* TASK BRIEF: Return the run of lines below that opens with the line containing "int tiles_per_range, double*" and closes with the line containing "LMASK) * 16;", keeping each one exact.

__________________________________________________

+__device__ __forceinline__ void acc_load(int idx4, double& v0, double& v1) {
+    int a, b, c, d;
+    asm volatile(
+        "s_set_gpr_idx_on %4, gpr_idx(SRC0)\n\tv_mov_b32 %0, v128\n\tv_mov_b32 %1, v129\n\tv_mov_b32 %2, v130\n\t"
+        "v_mov_b32 %3, v131\n\ts_set_gpr_idx_off"
+        : "=v"(a), "=v"(b), "=v"(c), "=v"(d) : "s"(idx4) : "memory");
+    v0 = __hiloint2double(b, a);
+    v1 = __hiloint2double(d, c);
+}
+
+#include "acc_tiled_gen.inc"
+
+template <int NSL>
+__device__ __forceinline__ void tiled_stage(double* __restrict__ tile, const double* __restrict__ src, int rows, int k, int KS, int ldf,
+                                            bool sync) {
+    const int n = rows * k;
+    if constexpr (NSL == 4) {
+        const int c16 = (int)threadIdx.x & 15, r0 = (int)threadIdx.x >> 4;
+        constexpr int RPR = 64 * TILED_NW / 16;
+        const bool vec = ((k | ldf) & 1) == 0 && (reinterpret_cast<uintptr_t>(src) & 15) == 0;
+        if (vec) {
+            constexpr int RST = 4;
+            double2 stg[RST];
+            const bool cact = 2 * c16 < k;
+#pragma unroll
+            for (int j = 0; j < RST; ++j) {
+                const int r = r0 + j * RPR;
+                stg[j] = double2{0.0, 0.0};
+                if (cact && r < rows) stg[j] = *reinterpret_cast<const double2*>(src + (int64_t)r * ldf + 2 * c16);
+            }
+            if (sync) __syncthreads();
+            for (int rb = 0; rb < rows; rb += RST * RPR) {
+#pragma unroll
+                for (int j = 0; j < RST; ++j) {
+                    const int r = rb + r0 + j * RPR;
+                    if (cact && r < rows) *reinterpret_cast<double2*>(tile + r * 32 + 2 * c16) = stg[j];
+                }
+                if (rb + RST * RPR < rows) {
+#pragma unroll
+                    for (int j = 0; j < RST; ++j) {
+                        const int r = rb + RST * RPR + r0 + j * RPR;
+                        stg[j] = double2{0.0, 0.0};
+                        if (cact && r < rows) stg[j] = *reinterpret_cast<const double2*>(src + (int64_t)r * ldf + 2 * c16);
+                    }
+                }
+            }
+        } else {
+            if (sync) __syncthreads();
+            for (int r = r0; r < rows; r += RPR) {
+                if (c16 < k) tile[r * 32 + c16] = src[(int64_t)r * ldf + c16];
+                if (c16 + 16 < k) tile[r * 32 + c16 + 16] = src[(int64_t)r * ldf + c16 + 16];
+            }
+        }
+    } else {
+        if (sync) __syncthreads();
+        if (((k | ldf) & 1) == 0 && (reinterpret_cast<uintptr_t>(src) & 15) == 0) {
+            const int hp = k >> 1;
+            for (int e = (int)threadIdx.x; e < rows * hp; e += 64 * TILED_NW) {
+                const int r = e / hp, c2 = (e - r * hp) * 2;
+                *reinterpret_cast<double2*>(tile + r * KS + c2) = *reinterpret_cast<const double2*>(src + (int64_t)r * ldf + c2);
+            }
+        } else {
+            for (int e = (int)threadIdx.x; e < n; e += 64 * TILED_NW) {
+                const int r = e / k, f = e - r * k;
+                tile[r * KS + f] = src[(int64_t)r * ldf + f];
+            }
+        }
+        if (KS != k)
+            for (int r = (int)threadIdx.x; r < rows; r += 64 * TILED_NW) tile[r * KS + k] = 0.0;
+    }
+}
+
+#define TILED_PIECES 10
+static_assert(TILED_PIECES * 64 * TILED_NW * 16 >= TILED_LDS_BYTES / 2, "the pieces must cover a whole ring slot");
+#define TILED_PIECE_CLOBBERS "v24", "v25", "v26", "v27", "v28", "v29", "v30", "v31", "v32", "v33", "v34", "v35", "v36", "v37", "v38", \
+    "v39", "v40", "v41", "v42", "v43", "v44", "v45", "v46", "v47", "v48", "v49", "v50", "v51", "v52", "v53", "v54", "v55", "v56", "v57", \
+    "v58", "v59", "v60", "v61", "v62", "v63"
+
+#define TILED_ISSUE_PIECE(regs, off) \
+    "v_add_u32 %[t], " off ", %[o]\n\tv_min_u32 %[t], %[last], %[t]\n\tglobal_load_dwordx4 " regs ", %[t], %[src]\n\t"
+
+__device__ __forceinline__ void tiled_issue(const double* src, int n) {
+    static_assert(TILED_PIECES == 10, "tiled_issue / tiled_commit move ten pieces");
+    const unsigned o = threadIdx.x * 16u, last = (unsigned)n * 8u - 16u;
+    unsigned t;
+    asm volatile(
+        "v_min_u32 %[t], %[last], %[o]\n\tglobal_load_dwordx4 v[24:27], %[t], %[src]\n\t"
+        TILED_ISSUE_PIECE("v[28:31]", "0x2000") TILED_ISSUE_PIECE("v[32:35]", "0x4000") TILED_ISSUE_PIECE("v[36:39]", "0x6000")
+        TILED_ISSUE_PIECE("v[40:43]", "0x8000") TILED_ISSUE_PIECE("v[44:47]", "0xa000") TILED_ISSUE_PIECE("v[48:51]", "0xc000")
+        TILED_ISSUE_PIECE("v[52:55]", "0xe000") TILED_ISSUE_PIECE("v[56:59]", "0x10000") TILED_ISSUE_PIECE("v[60:63]", "0x12000")
+        : [t] "=&v"(t)
+        : [o] "v"(o), [last] "s"(last), [src] "s"(src)
+        : TILED_PIECE_CLOBBERS);
+}
+
+#define TILED_COMMIT_PIECE(regs, addr, off) \
+    "v_cmp_gt_i32 vcc, %[lim], %[a]\n\ts_and_b64 exec, exec, vcc\n\tds_write_b128 " addr ", " regs off "\n\ts_sub_i32 %[lim], %[lim], 0x2000\n\t"
+#define TILED_COMMIT_ASM(wait) \
+    "s_waitcnt vmcnt(" wait ")\n\ts_mov_b64 %[sv], exec\n\t" \
+    TILED_COMMIT_PIECE("v[24:27]", "%[a]", "") TILED_COMMIT_PIECE("v[28:31]", "%[a]", " offset:8192") \
+    TILED_COMMIT_PIECE("v[32:35]", "%[a]", " offset:16384") TILED_COMMIT_PIECE("v[36:39]", "%[a]", " offset:24576") \
+    TILED_COMMIT_PIECE("v[40:43]", "%[a]", " offset:32768") TILED_COMMIT_PIECE("v[44:47]", "%[a]", " offset:40960") \
+    TILED_COMMIT_PIECE("v[48:51]", "%[a]", " offset:49152") TILED_COMMIT_PIECE("v[52:55]", "%[a]", " offset:57344") \
+    TILED_COMMIT_PIECE("v[56:59]", "%[a1]", "") TILED_COMMIT_PIECE("v[60:63]", "%[a1]", " offset:8192") \
+    "s_mov_b64 exec, %[sv]\n\ts_waitcnt lgkmcnt(0)"
+#define TILED_COMMIT_OPERANDS : [sv] "=&s"(sv), [lim] "+s"(lim) : [a] "v"(a), [a1] "v"(a + 65536u) : "vcc", "scc", "memory"
+
+__device__ __forceinline__ void tiled_commit(double* tile, int n, bool ring_after) {
+    typedef __attribute__((address_space(3))) char lds_char;
+    const unsigned base = (unsigned)(uintptr_t)(lds_char*)tile;
+    const unsigned a = base + threadIdx.x * 16u;
+    int lim = (int)(base + (unsigned)n * 8u);
+    uint64_t sv;
+    if (ring_after)
+        asm volatile(TILED_COMMIT_ASM("16") TILED_COMMIT_OPERANDS);
+    else
+        asm volatile(TILED_COMMIT_ASM("0") TILED_COMMIT_OPERANDS);
+}
+
+#define ACC_TILED_PARAMS                                                                                                          \
+    const uint32_t* __restrict__ sroff, const double* __restrict__ sx, const int64_t* __restrict__ cstart,                            \
+        const uint8_t* __restrict__ cnt, int T, int NB, int64_t nwb, const double* __restrict__ F, int k, int TR, int64_t nrow,       \
+        int tiles_per_range, double* __restrict__ Bout, int64_t ncol, int KS, int ldf, int ldb, int64_t slab,                        \
+        const int32_t* __restrict__ perm, int range_fastest, const uint16_t* __restrict__ gtab, int tail_wg0, int tail_R,            \
+        double* __restrict__ tail_part, int64_t tail_slab
+#define ACC_TILED_ARGS \
+    sroff, sx, cstart, cnt, T, NB, nwb, F, k, TR, nrow, tiles_per_range, Bout, ncol, KS, ldf, ldb, slab, perm, range_fastest, gtab, \
+        tail_wg0, tail_R, tail_part, tail_slab
+template <int NSL>
+__device__ __forceinline__ void acc_tiled_body(ACC_TILED_PARAMS) {
+    asm volatile("" ::: "v255");
+    extern __shared__ __attribute__((aligned(16))) char smem[];
+    double* tile = reinterpret_cast<double*>(smem);
+    const int lane = threadIdx.x & 63;
+    const int wave = __builtin_amdgcn_readfirstlane((int)(threadIdx.x >> 6));
+    unsigned bx = blockIdx.x, by = blockIdx.y;
+    if (range_fastest) {
+        const unsigned unit = blockIdx.x + gridDim.x * blockIdx.y, nranges = gridDim.y;
+        bx = unit / nranges;
+        by = unit - bx * nranges;
+    }
+    unsigned nry = gridDim.y;
+    bool tail_piece = false;
+    if (tail_R > 1 && (int)bx >= tail_wg0) {
+        const unsigned u = bx - (unsigned)tail_wg0;
+        bx = (unsigned)tail_wg0 + u / (unsigned)tail_R;
+        by = u % (unsigned)tail_R;
+        nry = (unsigned)tail_R;
+        tail_piece = true;
+    }
+    const int64_t wb = (int64_t)bx * TILED_NW + wave;
+    const int t0 = (int)(((int64_t)by * T) / nry);
+    const int t1 = (int)((((int64_t)by + 1) * T) / nry);
+    const int D = TR >> 1;
+    const int b0 = 2 * t0, b1 = 2 * t1 < NB ? 2 * t1 : NB;
+    const bool wact = wb < nwb;
+    typedef __attribute__((address_space(3))) char lds_char;
+    constexpr int LMASK = NSL == 4 ? 15 : 31;
+    const unsigned lane16 = (unsigned)(uintptr_t)(lds_char*)smem + (lane & LMASK) * 16;
+    const unsigned slot = NSL == 2 ? (unsigned)((lane >> 5) * 32 + (lane & 15)) : (unsigned)lane;
+    const unsigned voff4 = slot * 4, voff8 = slot * 8;
+    constexpr unsigned LAP_R = (NSL == 4 ? 256u : 128u) * 8u;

__________________________________________________

* COMPLETED EXERCISE:
+        int tiles_per_range, double* __restrict__ Bout, int64_t ncol, int KS, int ldf, int ldb, int64_t slab,                        \
+        const int32_t* __restrict__ perm, int range_fastest, const uint16_t* __restrict__ gtab, int tail_wg0, int tail_R,            \
+        double* __restrict__ tail_part, int64_t tail_slab
+#define ACC_TILED_ARGS \
+    sroff, sx, cstart, cnt, T, NB, nwb, F, k, TR, nrow, tiles_per_range, Bout, ncol, KS, ldf, ldb, slab, perm, range_fastest, gtab, \
+        tail_wg0, tail_R, tail_part, tail_slab
+template <int NSL>
+__device__ __forceinline__ void acc_tiled_body(ACC_TILED_PARAMS) {
+    asm volatile("" ::: "v255");
+    extern __shared__ __attribute__((aligned(16))) char smem[];
+    double* tile = reinterpret_cast<double*>(smem);
+    const int lane = threadIdx.x & 63;
+    const int wave = __builtin_amdgcn_readfirstlane((int)(threadIdx.x >> 6));
+    unsigned bx = blockIdx.x, by = blockIdx.y;
+    if (range_fastest) {
+        const unsigned unit = blockIdx.x + gridDim.x * blockIdx.y, nranges = gridDim.y;
+        bx = unit / nranges;
+        by = unit - bx * nranges;
+    }
+    unsigned nry = gridDim.y;
+    bool tail_piece = false;
+    if (tail_R > 1 && (int)bx >= tail_wg0) {
+        const unsigned u = bx - (unsigned)tail_wg0;
+        bx = (unsigned)tail_wg0 + u / (unsigned)tail_R;
+        by = u % (unsigned)tail_R;
+        nry = (unsigned)tail_R;
+        tail_piece = true;
+    }
+    const int64_t wb = (int64_t)bx * TILED_NW + wave;
+    const int t0 = (int)(((int64_t)by * T) / nry);
+    const int t1 = (int)((((int64_t)by + 1) * T) / nry);
+    const int D = TR >> 1;
+    const int b0 = 2 * t0, b1 = 2 * t1 < NB ? 2 * t1 : NB;
+    const bool wact = wb < nwb;
+    typedef __attribute__((address_space(3))) char lds_char;
+    constexpr int LMASK = NSL == 4 ? 15 : 31;
+    const unsigned lane16 = (unsigned)(uintptr_t)(lds_char*)smem + (lane & LMASK) * 16;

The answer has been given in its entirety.